• _Task item_
Each line containing the word "poison" must be copied from the material below.

• _Dataset entries_
## Launch forward-stage kernel with one wave per block and per-wave loss atomics

For the non-deterministic W==1 staging path, the forward/backward kernel now derives its slot count from blockDim, and the launcher defaults to 64-thread blocks holding one triple each instead of 256-thread blocks holding four. The end-of-block __syncthreads and shared-memory loss reduction are replaced by each wave atomically adding its loss to the partial buffer. This removes block-level barriers and lets slow slots stop holding their block mates back. In exchange it launches four times as many blocks and puts more double atomics on the loss partials. An env var selects the old block modes.

```diff
diff --git a/ampligraph_amd/csrc/kge_train_common.h b/ampligraph_amd/csrc/kge_train_common.h
--- a/ampligraph_amd/csrc/kge_train_common.h
+++ b/ampligraph_amd/csrc/kge_train_common.h
@@ -66,6 +66,7 @@
     int sign_off;
     int ns;
     int det;
+    int wave_loss;
     const uint8_t* hot_map;
     float* hot_buf;
     uint8_t* touched;
diff --git a/ampligraph_amd/csrc/kge_train_kernel.h b/ampligraph_amd/csrc/kge_train_kernel.h
--- a/ampligraph_amd/csrc/kge_train_kernel.h
+++ b/ampligraph_amd/csrc/kge_train_kernel.h
@@ -183,8 +183,9 @@
 __global__ __launch_bounds__(256) void train_fwdbwd_kernel(TrainArgs a) {
     using T = ModelTraits<MODEL>;
     constexpr int NC = T::NC;
-    constexpr int SLOTS = 4 / W;
     constexpr int TS = KGE_WAVE * W;
+    constexpr bool UNIT_BY_LAUNCH = STAGE && !DET && W == 1;
+    const int SLOTS = UNIT_BY_LAUNCH ? (int)blockDim.x / TS : 4 / W;
     extern __shared__ __attribute__((aligned(16))) char smem[];
 
     const int tid = threadIdx.x;
@@ -636,7 +637,11 @@
         for (int j = ts; j < eta; j += TS) sh_neg[j] *= sh_dfac[j];
         slot_sync<W>();
     }
-    if (ts == 0) sh_loss[slot] = active ? (double)per : 0.0;
+    const bool wave_loss = UNIT_BY_LAUNCH && a.wave_loss;
+    if (ts == 0) {
+        if (!wave_loss) sh_loss[slot] = active ? (double)per : 0.0;
+        else if (active && !KGE_DBG(a, 128)) atomicAdd(a.loss_parts + (size_t)(blockIdx.x & (LOSS_PARTS - 1)) * LOSS_PART_STRIDE, (double)per);
+    }
     if constexpr (STAGE) {
         if (active && !KGE_DBG(a, 32))
             for (int j = ts; j < eta + (a.pos_atomic ? 0 : 2); j += TS) {
@@ -810,12 +815,13 @@
         }
     }
 
-    __syncthreads();
-    if (tid == 0 && !KGE_DBG(a, 128)) {
-        double t = 0.0;
-#pragma unroll
-        for (int q = 0; q < SLOTS; ++q) t += sh_loss[q];
-        atomicAdd(a.loss_parts + (size_t)(blockIdx.x & (LOSS_PARTS - 1)) * LOSS_PART_STRIDE, t);
+    if (!wave_loss) {
+        __syncthreads();
+        if (tid == 0 && !KGE_DBG(a, 128)) {
+            double t = 0.0;
+            for (int q = 0; q < SLOTS; ++q) t += sh_loss[q];
+            atomicAdd(a.loss_parts + (size_t)(blockIdx.x & (LOSS_PARTS - 1)) * LOSS_PART_STRIDE, t);
+        }
     }
 
     if constexpr (STAGE) {
diff --git a/ampligraph_amd/csrc/kge_train_stage.hip b/ampligraph_amd/csrc/kge_train_stage.hip
--- a/ampligraph_amd/csrc/kge_train_stage.hip
+++ b/ampligraph_amd/csrc/kge_train_stage.hip
@@ -1,12 +1,30 @@
+#include <cstdlib>
+#include <cstring>
+
 #include "kge_train_kernel.h"
 #include "kge_train_tiled.h"
 
 namespace kge {
 
+enum class ForwardUnit { WAVE, BLOCK, BLOCK_NOBARRIER };
+constexpr ForwardUnit FORWARD_UNIT_DEFAULT = ForwardUnit::WAVE;
+static ForwardUnit forward_unit() {
+    const char* e = getenv("AMDKGE_F_UNIT");
+    if (!e) return FORWARD_UNIT_DEFAULT;
+    if (!strcmp(e, "wave")) return ForwardUnit::WAVE;
+    if (!strcmp(e, "block")) return ForwardUnit::BLOCK;
+    if (!strcmp(e, "block_nobarrier")) return ForwardUnit::BLOCK_NOBARRIER;
+    return FORWARD_UNIT_DEFAULT;
+}
+
 template <int MODEL, int W, int CHF, bool DET>
 static int launch_forward_v(TrainArgs& f, hipStream_t st) {
-    constexpr int slots = 4 / W;
-    size_t shmem = (size_t)slots * slot_lds_bytes(f.eta, W) + slots * sizeof(double) + (W == 1 ? 4 : 1) * (size_t)f.K * 4;
+    ForwardUnit unit = (W == 1 && !DET) ? forward_unit() : ForwardUnit::BLOCK;
+    if (MODEL == AMDKGE_TRANSE && CHF != 1 && unit == ForwardUnit::WAVE) unit = ForwardUnit::BLOCK_NOBARRIER;
+    const int slots = unit == ForwardUnit::WAVE ? 1 : 4 / W;
+    const int threads = slots * W * 64;
+    f.wave_loss = unit != ForwardUnit::BLOCK;
+    size_t shmem = (size_t)slots * slot_lds_bytes(f.eta, W) + slots * sizeof(double) + (W == 1 ? slots : 1) * (size_t)f.K * 4;
     f.sign_off = (int)shmem;
     if (W != 1 || CHF != 1) shmem += sign_stash_bytes(MODEL, f.eta, CHF);
     if (shmem > 64 * 1024) {
@@ -14,7 +32,7 @@
         if (int rc = ensure_dynamic_lds(attr, {(const void*)train_fwdbwd_kernel<MODEL, 4, W, CHF, true, DET>}, 160 * 1024, "train_forward_stage")) return rc;
     }
     const unsigned grid = KGE_DBG(f, 8192) ? 0u : (unsigned)((f.B + slots - 1) / slots);
-    if (grid) hipLaunchKernelGGL((train_fwdbwd_kernel<MODEL, 4, W, CHF, true, DET>), dim3(grid), dim3(256), shmem, st, f);
+    if (grid) hipLaunchKernelGGL((train_fwdbwd_kernel<MODEL, 4, W, CHF, true, DET>), dim3(grid), dim3(threads), shmem, st, f);
     return check_launch("train_forward_stage");
 }
 template <int MODEL, int W, int CHF>
```

Result: no change. 1.552 billion triples/s, median of 6 (+0.7%).
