LAYER_TYPES = {"conv2d": 0, "deconv2d": 1, "batchnorm": 2, "dense": 3, "activation": 4, "maxpool": 5, "upsample2d": 6,
               "output": 7, "loss": 8, "ff_to_cnn": 9, "cnn_to_ff": 10, "dropout": 11, "subsampling": 12, "global_pooling": 13,
               "cnn_loss": 14, "elementwise": 15, "merge": 16}
ELEMENTWISE_OPS = {"add": 0, "subtract": 1, "product": 2, "average": 3, "max": 4}
VERTEX_TYPES = ("elementwise", "merge")
POOLINGS = {"max": 0, "avg": 1, "sum": 2, "pnorm": 3}
GLOBAL_PNORM_DEFAULT = 2
ACTS = {"identity": 0, "tanh": 1, "sigmoid": 2, "relu": 3, "lrelu": 4, "elu": 5, "selu": 6, "softplus": 7, "softsign": 8, "hardtanh": 9,
        "hardsigmoid": 10, "relu6": 11, "swish": 12, "cube": 13, "rationaltanh": 14, "rectifiedtanh": 15, "thresholdedrelu": 16}
ACT_ALPHA_DEFAULTS = {"elu": 1.0, "thresholdedrelu": 1.0}
LOSSES = {"xent": 0, "mcxent": 1, "mse": 2, "l1": 3, "l2": 4, "mae": 5, "hinge": 6, "squared_hinge": 7, "wasserstein": 8}
UPDATERS = {"sgd": 0, "rmsprop": 1, "adam": 2, "noop": 3, "nesterovs": 4, "adagrad": 5, "adamax": 6, "nadam": 7, "amsgrad": 8, "adadelta": 9}
NO_LR_UPDATERS = ("noop", "adadelta")
# ... 421 lines not shown
                continue
            sp[dropout_value_key(sp)] = copy.deepcopy(schedule) if schedule is not None else self.dropout_constants[sp["name"]]
            if layer is not None:
                break

    def dropout_value(self, layer: str) -> float:
        v = C.c_float()
        check(self.lib.b2g_net_get_dropout_value(self.h, layer.encode(), C.byref(v)))
        return v.value

    def learning_rate(self, layer: str) -> float:
        v = C.c_float()
        check(self.lib.b2g_net_get_learning_rate(self.h, layer.encode(), C.byref(v)))
        return v.value

    def epoch(self) -> int:
        v = C.c_int64()
        check(self.lib.b2g_net_get_epoch(self.h, C.byref(v)))
        return v.value

    def set_epoch(self, epoch: int):
        check(self.lib.b2g_net_set_epoch(self.h, int(epoch)))

    def set_grad_allreduce(self, enabled: bool):
        check(self.lib.b2g_net_set_grad_allreduce(self.h, int(enabled)))

    def set_sync_bn(self, enabled: bool):
        check(self.lib.b2g_net_set_sync_bn(self.h, int(enabled)))

    def set_grad_payload_bf16(self, enabled: bool):
        check(self.lib.b2g_net_set_grad_payload_bf16(self.h, int(enabled)))

    def enable_p2p_allreduce(self) -> bool:
        out = C.c_int32(0)
        check(self.lib.b2g_net_enable_p2p_allreduce(self.h, C.byref(out)))
        return bool(out.value)

    def average_parameters(self):
        check(self.lib.b2g_net_average_parameters(self.h))

    def iteration(self) -> int:
        v = C.c_int64()
        check(self.lib.b2g_net_get_iteration(self.h, C.byref(v)))
        return v.value

    def set_iteration(self, it: int):
        check(self.lib.b2g_net_set_iteration(self.h, int(it)))

    def dropout_pass(self) -> int:
        v = C.c_int64()
        check(self.lib.b2g_net_get_dropout_pass(self.h, C.byref(v)))
        return v.value

    def set_dropout_pass(self, p: int):
        check(self.lib.b2g_net_set_dropout_pass(self.h, int(p)))

    def simt_gemm_calls(self) -> int:
        v = C.c_uint64()
        check(self.lib.b2g_net_simt_gemm_calls(self.h, C.byref(v)))
        return v.value

    def time_hbm_kernels(self, rows: int, channels: int, iters: int = 10):
        ms = np.zeros(3, np.float32)
        check(self.lib.b2g_test_hbm_kernels(self.h, rows, channels, iters, _fp(ms)))
        return [float(v) for v in ms]

    def weight_operand(self, layer: int, which: int, size: int) -> np.ndarray:
        out = np.empty(size, np.float32)
        check(self.lib.b2g_test_net_shadow(self.h, layer, which, _fp(out), out.size))
        return out

    def input_gradient(self, batch: int) -> np.ndarray:
        out = np.empty((batch, int(np.prod(self.input_shape))), np.float32)
        check(self.lib.b2g_net_get_input_gradient(self.h, batch, _fp(out)))
        return out

    def close(self):
        if self.h:
            self.lib.b2g_net_destroy(self.h)
            self.h = None


class Gan:

    def __init__(self, gen: Net, dis: Net, fake_bn_train: bool = False, use_cuda_graph: bool = True):
        self.gen, self.dis, self.lib = gen, dis, gen.lib
        cfg = GanConfig(int(fake_bn_train), int(use_cuda_graph))
        h = C.c_void_p()
        check(self.lib.b2g_gan_create(gen.h, dis.h, C.byref(cfg), C.byref(h)))
        self.h = h

    def _args(self, x_real, z_d, z_g, y_real, y_fake, y_gen):
        x = _f32(x_real)
        n, oe = x.shape[0], self.dis.out_elems
        ys = []
        for name, y in (("y_real", y_real), ("y_fake", y_fake), ("y_gen", y_gen)):
            y = _f32(y).reshape(n, -1)
            if y.shape[1] == 1 and oe > 1:
                y = np.ascontiguousarray(np.broadcast_to(y, (n, oe)))
            if y.shape[1] != oe:
                raise ValueError(f"{name}: {y.shape[1]} labels per example; the discriminator has {oe} outputs per example (or pass one per image)")
            ys.append(y)
        return [x, _f32(z_d), _f32(z_g)] + ys

    def step(self, x_real, z_d, z_g, y_real, y_fake, y_gen):
        a = self._args(x_real, z_d, z_g, y_real, y_fake, y_gen)
        losses = np.zeros(3, np.float32)
        check(self.lib.b2g_gan_step(self.h, *[_fp(v) for v in a], a[0].shape[0], _fp(losses)))
        return losses

    def step_ptr(self, ptrs, batch: int, losses: np.ndarray):
        args = [C.cast(C.c_void_p(p), C.POINTER(C.c_float)) for p in ptrs]
        check(self.lib.b2g_gan_step(self.h, *args, batch, _fp(losses)))

    def upload(self, x_real, z_d, z_g, y_real, y_fake, y_gen):
        a = self._args(x_real, z_d, z_g, y_real, y_fake, y_gen)
        check(self.lib.b2g_gan_upload(self.h, *[_fp(v) for v in a], a[0].shape[0]))
        self.gen.ctx.sync()

    def step_resident(self, batch: int):
        check(self.lib.b2g_gan_step_resident(self.h, batch))

    def losses(self) -> np.ndarray:
        out = np.zeros(3, np.float32)
        check(self.lib.b2g_gan_read_losses(self.h, _fp(out)))
        return out

    def last_step_ms(self) -> float:
        v = C.c_float()
        check(self.lib.b2g_gan_last_step_ms(self.h, C.byref(v)))
        return v.value

    def close(self):
        if self.h:
            self.lib.b2g_gan_destroy(self.h)
            self.h = None


def test_conv(ctx: Context, kind: int, impl: int, precision: int, geom: Dict[str, int], a, b, out_size: int, iters: int = 1):
    g = _lib.ConvGeom(**geom)
    a, b = _f32(a).ravel(), _f32(b).ravel()
    out = np.empty(out_size, np.float32)
    ms = C.c_float()
    check(ctx.lib.b2g_test_conv(ctx.h, kind, impl, precision, C.byref(g), _fp(a), _fp(b), _fp(out), iters, C.byref(ms)))
    return out, ms.value


EPI_PLAIN, EPI_STATS, EPI_BNBWD, EPI_ACTBWD = 0, 1, 2, 3


def test_conv_ex(ctx: Context, kind: int, geom: Dict[str, int], a, b, out_size: int, *, epi: int = 0, act: str = "identity", alpha: float = 0.0,
                 bias=None, scale=None, groups: int = 1, aux=None, aux2=None, iters: int = 1, impl: int = 1, bn: int = 0, max_ctas: int = 0,
                 poison: bool = False, w_mn: bool = False, per_tap: bool = False, info: Optional[dict] = None, defer: bool = False, db=None,
                 precision: int = BF16, param_offset: int = 0, splits: int = 0):
    g = _lib.ConvGeom(**geom)
    a, b = _f32(a).ravel(), _f32(b).ravel()
    out = np.empty(out_size, np.float32)
    oc = geom["o"] if kind == 0 else geom["c"]
    o = _lib.TestConvOpts()
    o.epi, o.act, o.alpha, o.groups = epi, ACTS[act], alpha, groups
    o.bn, o.max_ctas, o.poison, o.w_mn, o.per_tap, o.defer = bn, max_ctas, int(poison), int(w_mn), int(per_tap), int(defer)
    o.param_offset, o.splits = param_offset, splits
    if db is not None:
        assert db.dtype == np.float32 and db.flags.c_contiguous
        o.db = _fp(db)
    keep = []
    for name, v in (("bias", bias), ("scale", scale), ("aux", aux), ("aux2", aux2)):
        if v is not None:
            arr = _f32(v).ravel(); keep.append(arr); setattr(o, name, _fp(arr))
    stats = None
    if epi in (EPI_STATS, EPI_BNBWD):
        stats = np.zeros((groups, 2, oc), np.float64); o.stats = stats.ctypes.data_as(C.POINTER(C.c_double))
    ms = C.c_float()
    check(ctx.lib.b2g_test_conv_ex(ctx.h, kind, impl, precision, C.byref(g), _fp(a), _fp(b), _fp(out), iters, C.byref(ms), C.byref(o)))
    if info is not None:
        info["slab"], info["splits"] = bool(o.slab), o.splits
    return out, stats, o.kernel.decode(), ms.value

• _Answer for the task_
                 poison: bool = False, w_mn: bool = False, per_tap: bool = False, info: Optional[dict] = None, defer: bool = False, db=None,
    o.bn, o.max_ctas, o.poison, o.w_mn, o.per_tap, o.defer = bn, max_ctas, int(poison), int(w_mn), int(per_tap), int(defer)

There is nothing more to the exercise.